Education
The likelihood is that they have. The standard of O level GSE has gone and been replaced with GCSE. During the 12 years of this government the stats they have issued show that more and more pupils achieve higher standards. The inevitable conclusion of these phenomena is that these figures could only be achieved by lowering the pass mark level. That conclusion might be totally unfair to those students who have worked their socks off to achieve their goals. However it is the feeling that most people, outside government, have.
The same phenomenon also applies to “A” level results, where more and more pupils are obtaining higher grades year on year.
Our government is obsessed with targets and tests. Although tests for 7 year olds have now been dropped, pupils still face being tested far too often. The main problem with tests for the pupils is that the results determine the ranking of the school, so you can have the situation where schools will not enter pupils for exams where they think a pass is marginal because if too many of their pupils fail a particular subject then the school’s position the exam results tables can be compromised.

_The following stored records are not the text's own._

@@ -299,18 +368,51 @@
     const char* ub = reinterpret_cast<const char*>(a.u);
     const float wbar = __ldg(a.wbar);
     const bool is_neg = a.label == 0;
-
-    float uf[kVec], ga[kVec];
+    int my_pp = 0, my_vrow = 0, my_vinfo = 0;
+    if (POST) {
+      const int rr = min(lane, nr - 1);
+      my_pp = ldg_stream(a.rowptr_pos + r0 + min(lane, nr));
+      my_vrow = a.vrow ? __ldg(a.vrow + r0 + rr) : (int)(r0 + rr);
+      my_vinfo = a.vinfo ? __ldg(a.vinfo + r0 + rr) : 0;
+    }
+    auto arow = [&](int c) -> int64_t { return POST ? (int64_t)__shfl_sync(full, my_vrow, c) : r0 + c; };
+    auto neg_start = [&](int c) -> int {
+      return POST ? __shfl_sync(full, my_ptr, c) + __shfl_sync(full, my_pp, c + 1) - __shfl_sync(full, my_pp, c) : 0;
+    };
+
+    float uf[kVec], ga[kVec], gn[kVec];
     uint4 u_nxt = make_uint4(0, 0, 0, 0);
 #pragma unroll
-    for (int k = 0; k < kVec; ++k) ga[k] = 0.f;
-    Elem<T>::unpack(ldg_row(ub + (size_t)r0 * 512 + (size_t)lane * 16), uf);
-    if (nr > 1) u_nxt = ldg_row(ub + (size_t)(r0 + 1) * 512 + (size_t)lane * 16);
+    for (int k = 0; k < kVec; ++k) ga[k] = gn[k] = 0.f;
+    const int64_t ar0 = arow(0), ar1 = arow(min(1, nr - 1));
+    Elem<T>::unpack(ldg_row(ub + (size_t)ar0 * 512 + (size_t)lane * 16), uf);
+    if (nr > 1) u_nxt = ldg_row(ub + (size_t)ar1 * 512 + (size_t)lane * 16);
     int cur = 0;
     int cur_end = __shfl_sync(full, my_ptr, 1);
+    int neg_beg = neg_start(0);
 
     auto flush = [&]() {
-      if (want_grad) {
+      if (POST) {
+        const int info = __shfl_sync(full, my_vinfo, cur);
+        const int64_t orow = arow(cur);
+        if (a.vinfo && info < 0) {
+          float* pp = a.partial + (size_t)(-(info + 1)) * (32 * kVec) + (size_t)lane * kVec;
+          float* pn = pp + (size_t)a.n_slots * (32 * kVec);
+#pragma unroll
+          for (int k = 0; k < kVec; ++k) {
+            pp[k] = ga[k];
+            pn[k] = gn[k];
+          }
+        } else {
+          float f[kVec];
+#pragma unroll
+          for (int k = 0; k < kVec; ++k) {
+            f[k] = gn[k] + round_to<T>(ga[k]);
+            if (a.relu_gate) f[k] = uf[k] > 0.f ? f[k] : 0.f;
+          }
+          stg_stream(reinterpret_cast<char*>(a.g_u) + (size_t)orow * 512 + (size_t)lane * 16, Elem<T>::pack(f));
+        }
+      } else if (want_grad) {
         char* ob = reinterpret_cast<char*>(a.g_u) + (size_t)(r0 + cur) * 512 + (size_t)lane * 16;
         if (a.accumulate) {
           float f[kVec];
@@ -326,10 +428,12 @@
       }
       ++cur;
       cur_end = __shfl_sync(full, my_ptr, min(cur + 1, nr));
+      neg_beg = neg_start(min(cur, nr - 1));
+      const int64_t an = arow(min(cur + 1, nr - 1));
       Elem<T>::unpack(u_nxt, uf);
 #pragma unroll
-      for (int k = 0; k < kVec; ++k) ga[k] = 0.f;
-      if (cur + 1 < nr) u_nxt = ldg_row(ub + (size_t)(r0 + cur + 1) * 512 + (size_t)lane * 16);
+      for (int k = 0; k < kVec; ++k) ga[k] = gn[k] = 0.f;
+      if (cur + 1 < nr) u_nxt = ldg_row(ub + (size_t)an * 512 + (size_t)lane * 16);
     };
     auto load_id = [&](int ebase) -> int {
       const int e = ebase + lane;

We have created an underclass in the UK; thousands of kids can see no future at all, they are brought up in an environment of non-work and within a benefit culture. Many of the kids brought up in this environment will, when they leave school, enter the benefit system without any real ambition of getting out. Many will also turn to crime. As already stated many are brought up their mothers, with the father long gone. We have got to solve this problem, kids have to have hope; they have to have a chance of making something of their lives.
How to do it is the problem.
Problems at home lead to problems at school.

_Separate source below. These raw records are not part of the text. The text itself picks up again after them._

template <int L, int BG, bool STATS, bool GLWE>
__global__ void __launch_bounds__(128 * TF_CTS)
    k_blind_rotate_t64f(const u64 *__restrict__ small_cts, const uint32_t *__restrict__ lut_ids, const u64 *__restrict__ luts,
                        const double *__restrict__ bsk, const double *__restrict__ g_tw, u64 *__restrict__ out,
                        uint32_t count, uint32_t n, unsigned long long *__restrict__ stat) {
    constexpr int CTS = TF_CTS;
    constexpr int LIMBS = Scheme<48>::LIMBS, LB = Scheme<48>::BITS, PRE = Scheme<48>::PRE, AB = 64 - PRE;
    static_assert(2.0 * L * N * (double)(1ull << (BG - 1)) * (double)(1ull << (LB - 1)) <= 0x1p45, "limb sums must stay below 2^45");
    static_assert(LIMBS == 2 && L * BG < AB, "two limbs; the decomposed bits lie inside the key precision");
    extern __shared__ double lds[];
    double *tiles = lds + TW_WORDS;
    double *accs = tiles + 2 * CTS * SCRATCH_WORDS;
    double *at_base = accs + 2 * CTS * N;
    uint32_t *flags = reinterpret_cast<uint32_t *>(at_base + CTS * BMI_AT_WORDS);
    const int wave = threadIdx.x >> 6, lane = threadIdx.x & 63;
    const int ctl = wave >> 1, c = wave & 1;
    if (threadIdx.x < 4 * CTS) flags[threadIdx.x] = 0;
    for (int i = threadIdx.x; i < TW_WORDS; i += blockDim.x) lds[i] = g_tw[i];
    const uint32_t ct_raw = blockIdx.x * CTS + ctl;
    const bool live = ct_raw < count;
    const uint32_t ct = live ? ct_raw : count - 1;
    double *tile = tiles + wave * SCRATCH_WORDS;
    const double *ptile = tiles + (wave ^ 1) * SCRATCH_WORDS;
    double *accf = accs + wave * N;
    uint16_t *at = reinterpret_cast<uint16_t *>(at_base + ctl * BMI_AT_WORDS);
    uint32_t *f_pub = flags + wave, *f_pub_partner = flags + (wave ^ 1);
    uint32_t *f_ack = flags + 2 * CTS + wave, *f_ack_partner = flags + 2 * CTS + (wave ^ 1);
    const u64 *lwe = small_cts + (size_t)ct * (n + 1);
    t64::stage_lwe<LOG_N + 1>(at, lwe, n, lane + 64 * c, 128);
    __syncthreads();
    {
        const u64 *tv = luts + (size_t)(lut_ids[ct] & (BMI_LUT_CAP - 1)) * N;
        const uint32_t bt = at[n];
        static_for<0, 16>([&](auto J) {
            const uint32_t e = (lane + 64 * J + bt) & (2 * N - 1);
            const u64 v = tv[e & (N - 1)];
            const u64 w0 = c ? ((e & N) ? (u64)0 - v : v) : (u64)0;
            t64::set_acc<PRE>(accf[lane + 64 * J], w0);
        });
    }

    uint32_t hand = 0;
    double dev = 0.0;
    PH_DECL();
    double keep[16];
    static_for<0, 16>([&](auto J) { keep[J] = accf[lane + 64 * J]; });
    for (uint32_t i = 0; i < n; i++) {
        PH_MARK(7);
        barrier_if(threadIdx.x >= 64 * CTS);
        PH_MARK(0);
        const uint32_t a_t = at[i];
        const double *bsk_c = bsk + ((size_t)i * 4 * L + c * 2 * L) * LIMBS * N;
        __builtin_amdgcn_s_setprio(0);
        wave_sync();
        double r[16];
        {
            double vr[16], vs[16];
            static_for<0, 16>([&](auto J) {
                vr[J] = accf[((lane + 2 * N - a_t) + 64 * J) & (N - 1)];
                vs[J] = keep[J];
            });
            sched_fence();
            static_for<0, 16>([&](auto J) {
                const uint32_t e = ((lane + 2 * N - a_t) + 64 * J) & (2 * N - 1);
                const double d = mod_ab<AB>(((e & N) ? -vr[J] : vr[J]) - vs[J]);
                r[J] = t64::rounded_top_f64<L, BG, AB>(d);
            });
        }
        PH_MARK(1);
        double X[L][16];
        auto row_ptr = [&](int t) {
            const int j = t / (2 * L), q = t % (2 * L), lev = q % L, col = q < L ? (c ^ 1) : c;
            return reinterpret_cast<const double2 *>(bsk_c + ((size_t)(lev * 2 + col) * LIMBS + j) * N);
        };
        double2 kb[2][8];
        auto fetch = [&](double2 (&dst)[8], int t) { static_for<0, 8>([&](auto P) { dst[P] = row_ptr(t)[P * 64 + lane]; }); };
        ForwardTwiddles ftw;
        load_forward_twiddles(ftw, lane, lds);
        sched_fence();
        static_for<0, L>([&](auto LEV) {
            constexpr int lev = L - 1 - LEV;
            pin();
            static_for<0, 16>([&](auto J) {
                if constexpr (lev == 0) {
                    X[0][J] = r[J];
                } else {
                    const double rn = __builtin_floor(__builtin_fma(r[J], 1.0 / (double)(1ull << BG), 0.5));
                    X[lev][J] = __builtin_fma(-(double)(1ull << BG), rn, r[J]);
                    r[J] = rn;
                }
            });
            if constexpr (lev == 0) {
                fetch(kb[0], 0);
                pin();
            }
            forward(X[lev], lane, ftw, tile);
        });
        __builtin_amdgcn_s_setprio(1);
        PH_MARK(2);
        barrier_if(threadIdx.x < 64 * CTS);
        PH_MARK(0);
        double acc[16];
        static_for<0, LIMBS * 2 * L>([&](auto T) {
            constexpr int t = T, j = t / (2 * L), q = t % (2 * L), lev = q % L, cur = t & 1;
            if constexpr (q == 0) hand++;
            if constexpr (t + 1 < LIMBS * 2 * L && q != 2 * L - 1) fetch(kb[cur ^ 1], t + 1);
            sched_fence();
            static_for<0, 8>([&](auto P) {
                const double xr = X[lev][P], xi = X[lev][P + 8];
                if constexpr (lev == 0) {
                    acc[P] = __builtin_fma(xr, kb[cur][P].x, -(xi * kb[cur][P].y));
                    acc[P + 8] = __builtin_fma(xr, kb[cur][P].y, xi * kb[cur][P].x);
                } else {
                    acc[P] = __builtin_fma(xr, kb[cur][P].x, __builtin_fma(-xi, kb[cur][P].y, acc[P]));
                    acc[P + 8] = __builtin_fma(xr, kb[cur][P].y, __builtin_fma(xi, kb[cur][P].x, acc[P + 8]));
                }
            });
            if constexpr (q == L - 1) {
                wave_sync();
                static_for<0, 8>([&](auto P) {
                    reinterpret_cast<double2 *>(tile)[P * 64 + lane] = double2{acc[P], acc[P + 8]};
                });
                pair_post(f_pub, hand);
            }
            pin();
            if constexpr (q == 2 * L - 1) {
                PH_MARK(3);
                pair_wait(f_pub_partner, hand);
                PH_MARK(4);
                static_for<0, 8>([&](auto P) {
                    const double2 p = reinterpret_cast<const double2 *>(ptile)[P * 64 + lane];
                    acc[P] += p.x;
                    acc[P + 8] += p.y;
                });
                pin();
                pair_ack(f_ack, hand);
                pin();
                PH_MARK(5);
                inverse(acc, lane, lds, tile, [&]() {
                    pin();
                    pair_wait(f_ack_partner, hand);
                    pin();
                });
                PH_MARK(6);
                if constexpr (t + 1 < LIMBS * 2 * L) {
                    fetch(kb[cur ^ 1], t + 1);
                    pin();
                }
                static_for<0, 16>([&](auto J) {
                    double x = __builtin_rint(acc[J]);
                    if constexpr (STATS) dev = __builtin_fmax(dev, __builtin_fabs(acc[J] - x));
                    if constexpr (j > 0) {
                        constexpr double W = (double)(1ull << (AB - LB * j));
                        x = __builtin_fma(-W, __builtin_rint(x * (1.0 / W)), x);
                        keep[J] = mod_ab<AB>(__builtin_fma(x, (double)(1ull << (LB * j)), accf[lane + 64 * J]));
                        accf[lane + 64 * J] = keep[J];
                    } else {
                        accf[lane + 64 * J] += x;
                    }
                });
                pin();
            }
        });
    }

    PH_MARK(7);
    PH_STORE(g_phase_f, wave, lane);
    if constexpr (STATS) atomicMax(stat, (unsigned long long)__double_as_longlong(dev));
    if (!live) return;
    wave_sync();
    if constexpr (GLWE) {
        u64 *g = out + (size_t)ct * (2 * N) + c * N;
        static_for<0, 16>([&](auto J) { t64::store_glwe_word<PRE, AB>(g, accf, t64::ResidueSlot<N, 0>{}, lane + 64 * J); });
        return;
    }
    u64 *o = out + (size_t)ct * (N + 1);
    if (c == 0) {
        static_for<0, 16>([&](auto J) {
            const uint32_t m = lane + 64 * J;
            const u64 v = f64_to_word(accf[m]) << PRE;
            if (m == 0) o[0] = v;
            else o[N - m] = (u64)0 - v;
        });
    } else if (lane == 0) {
        o[N] = f64_to_word(accf[0]) << PRE;
    }
}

There is a major problem with discipline in many of our inner-city schools. Teachers are regularly compromised by unruly and ill disciplined pupils who have very little interest in learning anything at all. Many of these kids come from very poor backgrounds and single-parent families and are brought up by often hard-pressed mothers.
The curriculum is one of the causes of these problems. In many schools pupils are allowed to drop subjects when the get to 13 or 14. In problem schools this means that you have huge chunks of pupils having to attend lessons they have no interest in at all. Inevitably this means that many of these pupils will prove to be highly disruptive and destroy any hope of the pupils who do wish to learn about the subject achieving their aim.
So the first step is maybe to set the curriculum at the first year of senior school and keep to that curriculum until students enter the pre-GSCE stage.
Because many of this type of pupil believe that there is no future they can’t be bothered to learn, which means that they leave school with very few schools and find it is almost impossible to break into the job market at any decent level.
Before targets were brought in most pupils left senior schools being able to read, write and add-up. Unfortunately that is not the case today.